◆ **Dataset records**:
###
@@ -354,16 +627,51 @@
     std::vector<std::string> tokens;
     auto it = fns_.find(fn_slot);
     if (it == fns_.end()) return tokens;
-    for (auto& q : it->second.queue) tokens.push_back(std::move(q.token));
+    for (auto& q : it->second.queue) {
+      if (q.ledger) forget(q.token);
+      tokens.push_back(std::move(q.token));
+    }
     it->second.queue.clear();
     return tokens;
   }
 
   template <typename OnClean, typename OnRaw>
   void drain(RingHub& hub, OnClean&& on_clean, OnRaw&& on_raw, std::vector<Assignment>* out) {
+    DrainSummary summary;
+    drain_ledger(hub, on_clean, on_raw, [](Exported&&) {}, out, &summary);
+  }
+
+  template <typename OnClean, typename OnRaw, typename OnExport>
+  void drain_ledger(RingHub& hub, OnClean&& on_clean, OnRaw&& on_raw, OnExport&& on_export,
+                    std::vector<Assignment>* out, DrainSummary* summary) {
     ChunkDone done;
+    struct Scope {
+      DrainSummary*& ref;
+      ~Scope() { ref = nullptr; }
+    } scope{summary_};
+    summary_ = summary;
     hub.drain([&](int slot, const uint8_t* ptr, size_t len) {
       FrameKind kind = parse_chunk_done(ptr, len, &done);
+      if (kind != FrameKind::kOther && !ledger_.empty()) {
+        auto it = ledger_.find(std::string(done.token));
+        if (it != ledger_.end() && it->second.worker_slot == slot) {
+          LedgerEntry& e = it->second;
+          Call& call = calls_.at(e.call_slot);
+          bool whole = kind == FrameKind::kDoneClean && done.cis_nil &&
+                       (uint64_t)done.count == e.count;
+          if (!call.open || whole) {
+            if (call.open) {
+              call.ready.push_back(ReadyGroup{e.base_idx, e.count, std::string(done.data)});
+              summary->call_done(e.call_slot, e.count);
+            }
+            summary->slot(slot).completed++;
+            erase_entry(it);
+            complete(slot, done.token, out);
+            return;
+          }
+          on_export(export_entry(it));
+        }
+      }
       if (kind != FrameKind::kOther) complete(slot, done.token, out);
       if (kind == FrameKind::kDoneClean) on_clean(slot, done);
       else on_raw(slot, ptr, len);
@@ -394,10 +702,31 @@
     std::string token;
     uint64_t count;
     std::string frame;
+    bool ledger;
+  };
+  struct LedgerEntry {
+    int call_slot = 0;
+    std::string chunk_id;
+    uint64_t base_idx = 0, count = 0;
+    std::string payload;
+    int worker_slot = -1;
+  };
+  struct Call {
+    int fn_slot = 0;
+    std::string call_id, method;
+    bool open = true;
+    size_t live = 0;
+    std::deque<ReadyGroup> ready;
+  };
+  struct FrameSrc {
+    const uint8_t* data;
+    size_t len;
+    const ChunkFrame* encode;
   };
   struct Load {
     uint64_t items = 0;
     uint32_t chunks = 0;
+    uint64_t ledger_items = 0;
   };
   struct Inflight {
     int fn_slot;
@@ -407,13 +736,82 @@
     std::shared_ptr<Ring> ring;
     std::unordered_map<int, Load> load;
     std::unordered_map<std::string, Inflight> inflight;
+    size_t ledger_chunks = 0;
   };
   struct Fn {
     uint64_t cap_items = 256;
     uint32_t min_chunks = 1;
     std::deque<Queued> queue;
     std::unordered_set<int> eligible;
+    std::string function_id;
+    int64_t max_concurrent = 0;
   };
+
+  using LedgerMap = std::unordered_map<std::string, LedgerEntry>;
+
+  ChunkFrame frame_of(const std::string& token, const LedgerEntry& e) {
+    const Call& call = calls_.at(e.call_slot);
+    const Fn& fn = fns_.at(call.fn_slot);
+    return ChunkFrame{fn.function_id, call.call_id, e.chunk_id, token, e.payload, call.method,
+                      (int64_t)e.count, fn.max_concurrent};
+  }
+
+  void erase_entry(LedgerMap::iterator it) {
+    release_share(it->second);
+    auto cit = calls_.find(it->second.call_slot);
+    ledger_bytes_ -= it->second.payload.size();
+    ledger_.erase(it);
+    if (cit != calls_.end() && --cit->second.live == 0 && !cit->second.open) calls_.erase(cit);
+  }
+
###
◆ **Exercise details**:
Restate the line containing "void erase_entry(LedgerMap::iterator it)" and every remaining line of the records word for word. Add nothing.

◆ **Task solution**:
+  void erase_entry(LedgerMap::iterator it) {
+    release_share(it->second);
+    auto cit = calls_.find(it->second.call_slot);
+    ledger_bytes_ -= it->second.payload.size();
+    ledger_.erase(it);
+    if (cit != calls_.end() && --cit->second.live == 0 && !cit->second.open) calls_.erase(cit);
+  }
+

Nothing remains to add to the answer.